Dataset Block Start

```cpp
template <int W>
struct Build {
    mgta_ctx *ctx;
    hipStream_t stream = ctx->stream;
    const mgta_reads *rd = nullptr;
    uint64_t n_short = 0, n_blocks = 0;
    int k = 0, words_per_tip = 0, min_count = 1, need_mercy = 0;
    uint32_t bucket_begin = 0, bucket_end = 0;
    mgta_edge_sink sink = nullptr; void *user = nullptr;
    SortModes modes;
    uint64_t budget = 0;
    bool acc = false;
    ScanArgs sa{};
    uint64_t *d_block_base = nullptr, *d_total = nullptr, *d_kmers = nullptr, *d_tot3 = nullptr, *d_sentinel = nullptr;
    uint32_t multi_n = 0, multi_width = 0, multi_lo = 0;
    uint32_t *d_multi_count = nullptr;
    mgta_build_stats S{};
    Timer t_all{stream}, t_ph{stream};
    SortLog log{&S, {}};
    std::vector<int64_t> h_first, h_items;
    std::vector<uint16_t> h_rec, h_large;
    std::vector<uint32_t> h_tips;
    explicit Build(mgta_ctx *c) : ctx(c) {}

    int run() {
        int rc = start();
        if (rc == MGTA_OK) rc = solid_from_stage1();
        if (rc != MGTA_OK) return rc;
        t_all.start();
        int n_pass = 1;
        for (uint32_t b_lo = bucket_begin; b_lo < bucket_end;) {
            Pass p;
            p.width = (bucket_end - bucket_begin + n_pass - 1) / n_pass;
            p.b_lo = b_lo; p.b_hi = std::min<uint32_t>(bucket_end, b_lo + p.width);
            count_pass(p);
            if (const int more = admit_pass(p, n_pass)) { n_pass = more; continue; }
            S.n_items += (int64_t)p.n_items;
            S.n_passes++;
            if (p.n_items > 0) {
                Key<W> *a = pool_get<Key<W>>(ctx, S_KEYS_A, p.key_b), *b = pool_get<Key<W>>(ctx, S_KEYS_B, p.key_b);
                const SortJob<W> job = plan_sort(p, a, b);
                write_keys(p, job);
                Key<W> *sorted = sort_keys(job);
                if (!sorted) return MGTA_EUNSUPPORTED;
                if ((rc = drop_sentinels(p)) != MGTA_OK || (rc = emit(p, sorted, sorted == a ? b : a)) != MGTA_OK) return rc;
            }
            publish_last(p.b_lo, p.b_hi, p.rec, p.n_edges, p.tips, p.n_tips, p.first, p.large, p.n_large);
            if (acc && p.n_items > 0) append_to_stream(p);
            S.n_edges += (int64_t)p.n_edges; S.n_large += (int64_t)p.n_large; S.n_tips += (int64_t)p.n_tips;
            if ((rc = deliver_pass(p)) != MGTA_OK) return rc;
            b_lo = p.b_hi;
        }
        if (acc) publish_last(bucket_begin, bucket_end, ctx->acc_rec.p, ctx->acc_n_rec, ctx->acc_tips.p, ctx->acc_n_tips, nullptr,
                              ctx->acc_has_large ? ctx->acc_large.p : nullptr, ctx->acc_n_large);
        ctx->acc_valid = acc;
        S.ms_total = t_all.stop();
        for (const Timer &t : log.scatter) S.ms_sort_scatter += t.ms();
        S.bytes_peak = ctx->peak_bytes;
        return MGTA_OK;
    }

    int start() {
        words_per_tip = (2 * k + 31) / 32;
        n_blocks = (rd->n_reads + kReadsPerBlock - 1) / kReadsPerBlock;
        if (n_blocks * (uint64_t)kScanBlock >= (1ull << 32)) { set_error("too many reads for one launch (%llu)", (unsigned long long)rd->n_reads); return MGTA_EUNSUPPORTED; }
        S.k = k; S.words_per_key = W; S.words_per_tip = words_per_tip; S.n_reads = (int64_t)rd->n_reads;
        ctx->peak_bytes = ctx->live_bytes;
        size_t free_b = 0, total_b = 0;
        MGTA_HIP_CHECK(hipMemGetInfo(&free_b, &total_b));
        const uint64_t avail = (uint64_t)free_b + pool_bytes(ctx);
        budget = ctx->mem_limit ? std::min<uint64_t>(ctx->mem_limit, avail) : (uint64_t)(avail * 0.9);
        acc = ctx->keep_stream != 0;
        ctx->acc_valid = false; ctx->acc_n_rec = 0; ctx->acc_n_tips = 0;
        ctx->acc_n_large = 0; ctx->acc_has_large = acc && ctx->keep_multiplicity;
        if (acc) ctx->acc_items.assign(MGTA_NUM_BUCKETS, 0);
        point_scans_at_pool();
        uint64_t *d_small = pool_get<uint64_t>(ctx, S_SMALL, 4096);
        d_total = d_small; d_kmers = d_small + 1; d_tot3 = d_small + 2; d_sentinel = d_small + 5;
        sa.packed = rd->d_packed; sa.n_words = rd->n_words; sa.start = rd->d_start; sa.n_reads = rd->n_reads; sa.k = k; sa.n_short = n_short;
        sa.n_kmers = (unsigned long long *)d_kmers; sa.n_sentinel = (unsigned long long *)d_sentinel;
        return MGTA_OK;
    }
    void point_scans_at_pool() {
        sa.block_count = pool_get<uint32_t>(ctx, S_BLOCK_COUNT, std::max<uint64_t>(1, n_blocks) * 4);
        sa.block_base = d_block_base = pool_get<uint64_t>(ctx, S_BLOCK_BASE, std::max<uint64_t>(1, n_blocks) * 8);
    }

    int solid_from_stage1() {
        if (min_count <= 1) return MGTA_OK;
        unsigned long long *sol = nullptr;
        int nk1 = 0;
        t_ph.start();
        const int rc = run_stage1<W>(ctx, rd, n_short, k, min_count, need_mercy, budget, modes.side, &sol, &nk1);
// ... 6 lines not shown

    void count_pass(Pass &p) {
        const bool first_pass = S.n_passes == 0;
        t_ph.start();
        sa.b_lo = p.b_lo; sa.b_hi = p.b_hi;
        sa.n_kmers = first_pass ? (unsigned long long *)d_kmers : nullptr;
        if (first_pass) MGTA_HIP_CHECK(hipMemsetAsync(d_kmers, 0, 8, stream));
        uint64_t *d_scan_tmp = pool_get<uint64_t>(ctx, S_SCAN_TMP, scan_tmp_elems(std::max<uint64_t>(n_blocks, 1024)) * 8);
        static_assert(kReadsPerBlock == 64, "item_count_closed_kernel: one lane per read of a workgroup");
        p.closed_form = !sa.is_solid && p.b_lo == 0 && p.b_hi == (uint32_t)MGTA_NUM_BUCKETS && !ctx->force_full_lsd;
        const uint32_t *counts = sa.block_count;
        sa.multi_n = 0; sa.multi_width = 0; sa.multi_magic = 0;
        if (n_blocks && (p.closed_form || sa.n_kmers))
            hipLaunchKernelGGL(item_count_closed_kernel, dim3((unsigned)((n_blocks + 63) / 64)), dim3(256), 0, stream, sa.start, sa.n_reads, n_blocks, k,
                               p.closed_form ? sa.block_count : nullptr, sa.n_kmers);
        if (n_blocks && !p.closed_form) {
            sa.n_kmers = nullptr;
            const uint32_t width = p.width, b_lo = p.b_lo, ranges_left = (bucket_end - b_lo + width - 1) / width;
            if (multi_n && (width != multi_width || b_lo < multi_lo || (b_lo - multi_lo) % width != 0 || (b_lo - multi_lo) / width >= multi_n)) multi_n = 0;
            if (!multi_n && ranges_left > 1 && ranges_left <= (uint32_t)kMaxCountRanges) {
                d_multi_count = pool_get<uint32_t>(ctx, S_MULTI_COUNT, (uint64_t)ranges_left * n_blocks * 4);
                ScanArgs sm = sa;
                sm.block_count = d_multi_count; sm.b_hi = bucket_end; sm.multi_width = width; sm.multi_n = ranges_left; sm.multi_magic = ((1ull << 32) + width - 1) / width;
                hipLaunchKernelGGL((item_scan_kernel<W, false>), dim3((unsigned)n_blocks), dim3(kScanBlock), 0, stream, sm);
                multi_n = ranges_left; multi_width = width; multi_lo = b_lo;
            }
            if (multi_n) counts = d_multi_count + (uint64_t)((b_lo - multi_lo) / width) * n_blocks;
            else hipLaunchKernelGGL((item_scan_kernel<W, false>), dim3((unsigned)n_blocks), dim3(kScanBlock), 0, stream, sa);
        }
        exclusive_scan_u32(stream, counts, n_blocks, d_block_base, d_scan_tmp, d_total);
        MGTA_HIP_CHECK(hipMemcpyAsync(&p.n_items, d_total, 8, hipMemcpyDeviceToHost, stream));
        S.ms_count += t_ph.stop();
        if (first_pass) {
            unsigned long long km = 0;
            MGTA_HIP_CHECK(hipMemcpy(&km, d_kmers, 8, hipMemcpyDeviceToHost));
            S.n_kmers = (int64_t)km;
        }
    }

    int admit_pass(Pass &p, int n_pass) {
        p.n_tiles = (p.n_items + kBlockTile - 1) / kBlockTile;
        p.key_b = std::max<uint64_t>(p.n_items * sizeof(Key<W>), p.n_items * 12) + 4096;
        const uint64_t need = 2 * p.key_b + p.n_tiles * 256 * 8 + p.n_items * 2 + p.n_items  + (8u << 20);
        uint64_t other = ctx->live_bytes - pool_bytes(ctx);
        if (acc) {
            const double range_frac = (double)(bucket_end - bucket_begin) / (double)MGTA_NUM_BUCKETS;
            const uint64_t est = (uint64_t)((double)S.n_kmers * 1.5 * range_frac) + (64ull << 20);
            const uint64_t have = ctx->acc_rec.bytes + ctx->acc_tips.bytes;
            other += est > have ? est - have : 0;
        }
        const uint64_t avail = budget - std::min<uint64_t>(budget, other);
        if (need + need / 8 <= avail || p.width <= 1) return 0;
        const double ratio = (double)(need + need / 8) / (double)std::max<uint64_t>(avail, 1) * 1.03;
        return std::max(n_pass + 1, (int)std::ceil((double)n_pass * ratio));
    }

    SortJob<W> plan_sort(const Pass &p, Key<W> *a, Key<W> *b) const {
        const int max_top = (2 * k + 4 + 7) / 8 > 1 ? std::min(4, (32 * W - 8) / 8) : 0;
        SortJob<W> job{a, b, p.n_items, choose_top_plan(ctx, p.n_items, max_top, (double)p.nb() / MGTA_NUM_BUCKETS, p.b_lo, p.b_hi, modes.bias)};
        job.low = low_digit_plan(k, W, job.top.T());
        job.side_mode = modes.side;
        job.census_done = p.closed_form && job.top.P >= 1 && p.n_tiles <= 0x7FFFFFFFull;
        job.side_done = !p.closed_form && job.uses_side();
        return job;
    }

    void write_keys(const Pass &p, const SortJob<W> &job) {
        t_ph.start();
        sa.out = job.a;
        if (p.closed_form) MGTA_HIP_CHECK(hipMemsetAsync(d_sentinel, 0, 8, stream));
        const int shift = 32 - job.top.T();
        if (job.census_done) {
            uint64_t *d_hist = pool_get<uint64_t>(ctx, S_HIST, std::max<uint64_t>(1, p.n_tiles) * 256 * 8);
            hipLaunchKernelGGL((item_write_tiled_kernel<W>), dim3((unsigned)p.n_tiles), dim3(kScanBlock), 0, stream, sa, n_blocks, p.n_items,
                               shift, p.n_tiles, d_hist);
        } else if (p.closed_form)
            hipLaunchKernelGGL((item_write_closed_kernel<W>), dim3((unsigned)n_blocks), dim3(kScanBlock), 0, stream, sa);
        else {
            if (job.side_done) {
                sa.side = pool_get<uint8_t>(ctx, S_SIDE, p.n_items + 64);
                sa.side_shift = shift;
                sa.side_bias = job.top.bias;
            }
            hipLaunchKernelGGL((item_scan_kernel<W, true>), dim3((unsigned)n_blocks), dim3(kScanBlock), 0, stream, sa);
            sa.side = nullptr;
        }
        S.ms_gen += t_ph.stop();
    }

    Key<W> *sort_keys(const SortJob<W> &job) {
        t_ph.start();
        Key<W> *sorted = device_sort(ctx, job, &log);
        if (sorted) S.ms_sort += t_ph.stop();
        return sorted;
    }

    int drop_sentinels(Pass &p) {
        if (!p.closed_form || ((k + 1) & 1)) return MGTA_OK;
        unsigned long long n_sent = 0;
        MGTA_HIP_CHECK(hipMemcpy(&n_sent, d_sentinel, 8, hipMemcpyDeviceToHost));
        if (n_sent >= p.n_items) { set_error("internal: %llu sentinel keys among %llu items", n_sent, (unsigned long long)p.n_items); return MGTA_EINTERNAL; }
        p.n_items -= n_sent;
// ... 253 lines not shown
```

Dataset Block End

Starting from the records above, filter out all lines except those containing the word "have".

            const uint64_t have = ctx->acc_rec.bytes + ctx->acc_tips.bytes;
            other += est > have ? est - have : 0;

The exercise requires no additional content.